Lea Garofalo, testimone di ìndrangheta, non fu sciolta nell’acido ma bruciata

Pubblicato il 21 Novembre 2012 - 13:23 OLTRE 6 MESI FA
Lea GArofalo, uccisa dal compagno Carlo Cosco (Foto Lapresse)

MILANO – Qualche anello e una collana in un campo della Brianza: sono i pochi, piccoli indizi che testimonierebbero che il corpo di Lea Garofalo, collaboratrice di giustizia uccisa dall’ex compagno Carlo Cosco, non venne sciolto nell’acido, come si pensava, ma bruciato.

La certezza arriverà dall‘analisi del Dna. Ma le probabilità che si tratti di oggetti che appartenevano alla donna sono molto alte.

L’ipotesi che Lea Garofalo, uccisa per aver denunciato il compagno per mafia, fosse stata sciolta nell’acido era venuta fuori durante il processo. Ora questi resti, che testimonierebbero che la donna sia stata strangolata e poi carbonizzata. 

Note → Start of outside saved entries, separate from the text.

# TrustworthyComputing/REDsec

Hardware: AMD Instinct MI355X
Metric: gate bootstraps/sec (N=1024) (higher is better)
Workload: dtype int32 torus; ring products in f64 (complex FFT, exact after rounding); 1 GPU; 65536 independent bootstrapped NAND gates per GPU per step, default128 (n=630 N=1024 l=3 Bgbit=7 t=8 basebit=2); gates_per_gpu=65536, total_gates=65536, params=default128, mode=fft, parallelism=gate-sharded x1

## Files before the change

### include/redsec_hip.h

```cpp
#ifndef REDSEC_HIP_H
#define REDSEC_HIP_H

#include <stddef.h>
#include <stdint.h>

#ifdef __cplusplus
extern "C" {
#endif

typedef enum rs_status {
  RS_OK = 0,
  RS_ERR_INVALID = -1,
  RS_ERR_NO_DEVICE = -2,
  RS_ERR_HIP = -3,
  RS_ERR_STATE = -4,
  RS_ERR_INEXACT = -5
} rs_status;

typedef struct rs_params {
  int32_t n;
  int32_t N;
  int32_t k;
  int32_t bk_l;
  int32_t bk_Bgbit;
// ... 49 lines not shown
int rs_pack_dev(rs_ctx* ctx, int32_t* rlwe, const int32_t* ct, size_t count,
                const int32_t* pack_key, int32_t basebit, int32_t t, void* stream);

int rs_pack_keygen_dev(rs_ctx* ctx, int32_t* body, const int32_t* lwe_key, const int32_t* tlwe_key,
                       const uint8_t* mask_seed, const uint8_t* noise_seed, int32_t basebit, int32_t t, double stdev);
int rs_pack_expand_dev(rs_ctx* ctx, int32_t* pack_key, const uint8_t* mask_seed, const int32_t* body, int32_t t, void* stream);

int rs_phase_dev(rs_ctx* ctx, int32_t* phase, const int32_t* ct, size_t B, const int32_t* key, int32_t dim);

typedef struct rs_key_audit {
  uint32_t bk_max_abs, ksk_max_abs;
  uint64_t bk_over, ksk_over;
  uint64_t ksk_zero_bad;
  uint64_t bk_words, ksk_words;
} rs_key_audit;

int rs_audit_keys_dev(rs_ctx* ctx, rs_key_audit* report, int32_t* bk_noise, int32_t* ksk_noise,
                      const int32_t* bk, const int32_t* ksk, const int32_t* lwe_key, const int32_t* tlwe_key,
                      uint32_t bk_limit, uint32_t ksk_limit);
int rs_audit_compressed_keys_dev(rs_ctx* ctx, rs_key_audit* report, int32_t* bk_noise, int32_t* ksk_noise,
                                 const uint8_t* mask_seed, const int32_t* bk_body, const int32_t* ksk_body,
                                 const int32_t* lwe_key, const int32_t* tlwe_key, uint32_t bk_limit, uint32_t ksk_limit);

typedef struct rs_pack_key_audit {
  uint32_t max_abs;
  uint64_t over;
  uint64_t words;
} rs_pack_key_audit;
int rs_audit_pack_key_dev(rs_ctx* ctx, rs_pack_key_audit* report, int32_t* noise, const int32_t* key, const uint8_t* mask_seed,
                          const int32_t* lwe_key, const int32_t* tlwe_key, int32_t basebit, int32_t t, uint32_t limit);

enum { RS_MODE_EXACT_NTT = 0, RS_MODE_FFT = 1, RS_MODE_FFT_SPLIT = 2 };
int rs_set_mode(rs_ctx* ctx, int mode);
int rs_get_mode(rs_ctx* ctx, int* mode);
int rs_split_bound(rs_ctx* ctx, double* bound);
#define RS_CERTIFICATE_LIMIT 0.25
int rs_set_certificate_limit(rs_ctx* ctx, double limit);
int rs_certify(rs_ctx* ctx, void* stream, double* max_distance, int64_t* recomputed_calls, int reset);
int rs_rounding_certificate(rs_ctx* ctx, double* max_distance, int reset);
int rs_fft_fallbacks(rs_ctx* ctx, int64_t* count);

int rs_reserve(rs_ctx* ctx, size_t max_batch);
int rs_reserve_stream(rs_ctx* ctx, size_t max_batch, void* stream);

int rs_bootstrap_dev(rs_ctx* ctx, int32_t* out, const int32_t* in, int32_t mu, size_t B, void* stream);
int rs_bootstrap(rs_ctx* ctx, int32_t* out, const int32_t* in, int32_t mu, size_t B);

int rs_bootstrap_sparse_dev(rs_ctx* ctx, int32_t* out, const int32_t* in, int32_t mu, size_t B, const int32_t* live, size_t n_live,
                            void* stream);

int rs_bootstrap_lut_dev(rs_ctx* ctx, int32_t* out, const int32_t* in, const int32_t* lut, size_t lut_count, size_t lut_first,
                         size_t B, void* stream);

int rs_gate_dev(rs_ctx* ctx, rs_gate_op op, int32_t* out, const int32_t* a, const int32_t* b, size_t B, void* stream);
int rs_gate(rs_ctx* ctx, rs_gate_op op, int32_t* out, const int32_t* a, const int32_t* b, size_t B);

int rs_gate_mu_dev(rs_ctx* ctx, rs_gate_op op, int32_t* out, const int32_t* a, const int32_t* b, int32_t mu, size_t B, void* stream);

typedef enum rs_row_op {
  RS_ROW_MAJ3  = 10,
  RS_ROW_XOR3  = 11,
  RS_ROW_MAJ3N = 12
} rs_row_op;
typedef struct rs_row_group { int32_t op; int32_t reserved; uint64_t count; } rs_row_group;

int rs_gate3_dev(rs_ctx* ctx, int op, int32_t* out, const int32_t* a, const int32_t* b, const int32_t* c, size_t B, void* stream);

int rs_gate_rows_dev(rs_ctx* ctx, int32_t* out, const int32_t* in, size_t in_rows, const int32_t* idx, const rs_row_group* groups,
                     int n_groups, int32_t mu, size_t B, void* stream);

typedef enum rs_cell_op { RS_CELL_MUX = 13 } rs_cell_op;
typedef struct rs_cell { int32_t src[3]; uint8_t op; uint8_t neg; uint16_t reserved; } rs_cell;
typedef struct rs_circuit rs_circuit;
int rs_circuit_create(rs_ctx* ctx, rs_circuit** out, const rs_cell* cells, size_t n_cells, const uint32_t* level_end, size_t n_levels,
                      size_t n_inputs);
int rs_circuit_destroy(rs_ctx* ctx, rs_circuit* circuit);
int rs_circuit_run_dev(rs_ctx* ctx, const rs_circuit* circuit, int32_t* arena, size_t lanes, void* stream);

int rs_mux_dev(rs_ctx* ctx, int32_t* out, const int32_t* a, const int32_t* b, const int32_t* c, size_t B, void* stream);
int rs_mux(rs_ctx* ctx, int32_t* out, const int32_t* a, const int32_t* b, const int32_t* c, size_t B);

int rs_bootstrap_wo_ks_dev(rs_ctx* ctx, int32_t* u, const int32_t* in, int32_t mu, size_t B, void* stream);
int rs_keyswitch_dev(rs_ctx* ctx, int32_t* out, const int32_t* u, size_t B, void* stream);

int rs_debug_polymul(rs_ctx* ctx, int32_t* out, const int32_t* a_small, const int32_t* b_torus, size_t count);
int rs_debug_cohort_table(rs_ctx* ctx, void* stream, int32_t* out);
int rs_debug_fp64_rate(rs_ctx* ctx, double* lane_ops_per_s);

int rs_linear_fc_dev(rs_ctx* ctx, int32_t* out, const int32_t* in, const uint8_t* sign, const uint8_t* zero,
                     int32_t K, int32_t M, int32_t zero_tap_b, const int32_t* bias_b, int32_t bias_depth,
                     void* stream);

typedef struct rs_conv_shape {
  int32_t H, Wd, Cin, Cout, fh, fw, stride_h, stride_w, off_h, off_w, Ho, Wo;
} rs_conv_shape;
int rs_conv_ternary_dev(rs_ctx* ctx, int32_t* out, const int32_t* in, const uint8_t* sign, const uint8_t* zero,
                        const rs_conv_shape* shape, int32_t zero_tap_b, int32_t pad_tap_b,
                        const int32_t* bias_b, int32_t bias_depth, void* stream);

typedef struct rs_pool_shape {
  int32_t H, Wd, C, win_h, win_w, stride_h, stride_w, off_h, off_w, Ho, Wo;
} rs_pool_shape;
int rs_sumpool_dev(rs_ctx* ctx, int32_t* out, const int32_t* in, const rs_pool_shape* shape,
                   const int32_t* bias_b, int32_t bias_depth, void* stream);

int rs_lincomb_dev(rs_ctx* ctx, int32_t* out, const int32_t* a, int32_t ca, const int32_t* b, int32_t cb,
                   int32_t bconst, size_t B, void* stream);

int rs_gather_rows_dev(rs_ctx* ctx, int32_t* out, const int32_t* in, const int32_t* row_index, size_t B, void* stream);

int rs_dev_alloc(rs_ctx* ctx, void** ptr, size_t bytes);
int rs_dev_free(rs_ctx* ctx, void* ptr);
int rs_copy_to_dev(rs_ctx* ctx, void* dst_dev, const void* src_host, size_t bytes);
int rs_copy_to_host(rs_ctx* ctx, void* dst_host, const void* src_dev, size_t bytes);
int rs_copy_dev_to_dev(rs_ctx* dst_ctx, void* dst_dev, rs_ctx* src_ctx, const void* src_dev, size_t bytes);
int rs_allgather_rows(rs_ctx* const* ctxs, int n_ctx, int32_t* const* bufs, size_t rows, size_t row_words);
int rs_sync(rs_ctx* ctx);
int rs_release_stream(rs_ctx* ctx, void* stream);

int rs_set_timing(rs_ctx* ctx, int enable);
int rs_last_kernel_ms(rs_ctx* ctx, float* blind_rotate_ms, float* keyswitch_ms);
int rs_last_kernel_ms_stream(rs_ctx* ctx, void* stream, float* blind_rotate_ms, float* keyswitch_ms);

int rs_last_launch(rs_ctx* ctx, void* stream, int32_t* form, int32_t* waves_per_block, int64_t* resident);
int rs_last_keyswitch(rs_ctx* ctx, void* stream, int32_t* form, int32_t* slices);
int rs_info(rs_ctx* ctx, int64_t* bk_device_bytes, int64_t* ksk_device_bytes, int32_t* waves_per_block,
            int32_t* num_cus);

#ifdef __cplusplus
}
#endif
#endif
```

### redsec_amd/backend.py

```python
import ctypes as C
import os

import numpy as np

from . import build as _build

_i32p = C.POINTER(C.c_int32)
_u8p = C.POINTER(C.c_uint8)

ABI_SYMBOLS = [
    "rs_last_error", "rs_version", "rs_params_default128", "rs_params_redsec_small_v2", "rs_create", "rs_destroy",
    "rs_load_keys", "rs_reserve", "rs_bootstrap_dev", "rs_bootstrap", "rs_gate_dev", "rs_gate", "rs_mux_dev", "rs_mux",
    "rs_gate_mu_dev", "rs_gather_rows_dev", "rs_bootstrap_wo_ks_dev", "rs_keyswitch_dev", "rs_debug_polymul", "rs_debug_cohort_table", "rs_debug_fp64_rate", "rs_linear_fc_dev", "rs_conv_ternary_dev",
    "rs_sumpool_dev", "rs_lincomb_dev", "rs_dev_alloc", "rs_dev_free", "rs_copy_to_dev", "rs_copy_to_host", "rs_sync",
    "rs_set_timing", "rs_last_kernel_ms", "rs_info", "rs_set_mode", "rs_get_mode", "rs_rounding_certificate", "rs_fft_fallbacks",
    "rs_bootstrap_lut_dev", "rs_set_certificate_limit", "rs_certify", "rs_reserve_stream", "rs_last_kernel_ms_stream", "rs_last_launch", "rs_last_keyswitch", "rs_copy_dev_to_dev",
    "rs_params_redsec_small", "rs_params_redsec_medium", "rs_params_redsec_large", "rs_split_bound",
    "rs_allgather_rows", "rs_release_stream", "rs_load_synthetic_keys", "rs_keygen_dev", "rs_load_keys_dev",
    "rs_keygen_compressed_dev", "rs_expand_keys_dev", "rs_load_compressed_keys", "rs_load_compressed_keys_dev",
    "rs_encrypt_seeded_dev", "rs_expand_ciphertexts_dev", "rs_pk_encrypt_dev", "rs_rlwe_pk_encrypt_dev", "rs_rlwe_extract_dev", "rs_pack_dev",
    "rs_pack_keygen_dev", "rs_pack_expand_dev", "rs_audit_pack_key_dev",
    "rs_phase_dev", "rs_audit_keys_dev", "rs_audit_compressed_keys_dev",
    "rs_gate3_dev", "rs_gate_rows_dev",
    "rs_circuit_create", "rs_circuit_destroy", "rs_circuit_run_dev",
    "rs_bootstrap_sparse_dev",
]

GATES = {"NAND": 0, "OR": 1, "AND": 2, "NOR": 3, "XOR": 4, "XNOR": 5, "ANDNY": 6, "ANDYN": 7, "ORNY": 8, "ORYN": 9}

ROW_OPS = dict(GATES, MAJ3=10, XOR3=11, MAJ3N=12)

CELL_OPS = dict(ROW_OPS, MUX=13)


class RedsecHipError(RuntimeError):
    pass


class RsParams(C.Structure):
    _fields_ = [("n", C.c_int32), ("N", C.c_int32), ("k", C.c_int32), ("bk_l", C.c_int32), ("bk_Bgbit", C.c_int32),
                ("ks_t", C.c_int32), ("ks_basebit", C.c_int32)]


class RsConvShape(C.Structure):
    _fields_ = [(f, C.c_int32) for f in
                ("H", "Wd", "Cin", "Cout", "fh", "fw", "stride_h", "stride_w", "off_h", "off_w", "Ho", "Wo")]


class RsPoolShape(C.Structure):
    _fields_ = [(f, C.c_int32) for f in
                ("H", "Wd", "C", "win_h", "win_w", "stride_h", "stride_w", "off_h", "off_w", "Ho", "Wo")]


class RsKeyAudit(C.Structure):
    _fields_ = [("bk_max_abs", C.c_uint32), ("ksk_max_abs", C.c_uint32), ("bk_over", C.c_uint64), ("ksk_over", C.c_uint64),
                ("ksk_zero_bad", C.c_uint64), ("bk_words", C.c_uint64), ("ksk_words", C.c_uint64)]


class RsPackKeyAudit(C.Structure):
    _fields_ = [("max_abs", C.c_uint32), ("over", C.c_uint64), ("words", C.c_uint64)]


class RsRowGroup(C.Structure):
    _fields_ = [("op", C.c_int32), ("reserved", C.c_int32), ("count", C.c_uint64)]


class RsCell(C.Structure):
    _fields_ = [("src", C.c_int32 * 3), ("op", C.c_uint8), ("neg", C.c_uint8), ("reserved", C.c_uint16)]


CELL_DTYPE = np.dtype([("src", np.int32, (3,)), ("op", np.uint8), ("neg", np.uint8), ("reserved", np.uint16)])

_lib = None
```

Secondo la ricostruzione che era stata fatta dalla pubblica accusa, che ha chiesto e ottenuto  la condanna all’ergastolo di sei persone tra cui Cosco, dopo il sequestro Lea Garoflo sarebbe stata raggiunta da un colpo di pistola, quindi probabilmente buttata dentro una fossa biologica di un magazzino tra Milano e Monza sciolta in 50 litri di acido.  

Lea Garofalo e il compagno Cosco, calabresi, si erano trasferiti a Milano negli anni Novanta. Lui avrebbe iniziato a frequentare il mercato dello spaccio di droga del quartiere popolare di Quarto Oggiaro. I due nel frattempo avevano anche avuto una bambina, Denise, che oggi sta per compiere 21 anni.

Lea cercò di far cambiare vita al marito, inutilmente. Nel 2002 decise di collaborare con la giustizia, raccontando quanto sapeva del giro del marito. Proprio il marito tentò di ucciderla una prima volta nel maggio 2009. Poi di nuovo,  qualche mese dopo. Questa volta ci riuscì.

Fino a ieri si pensava che il corpo della donna fosse stato sciolto nell’acido. Ora la scoperta in Brianza. Importante soprattutto per la giovane Denise.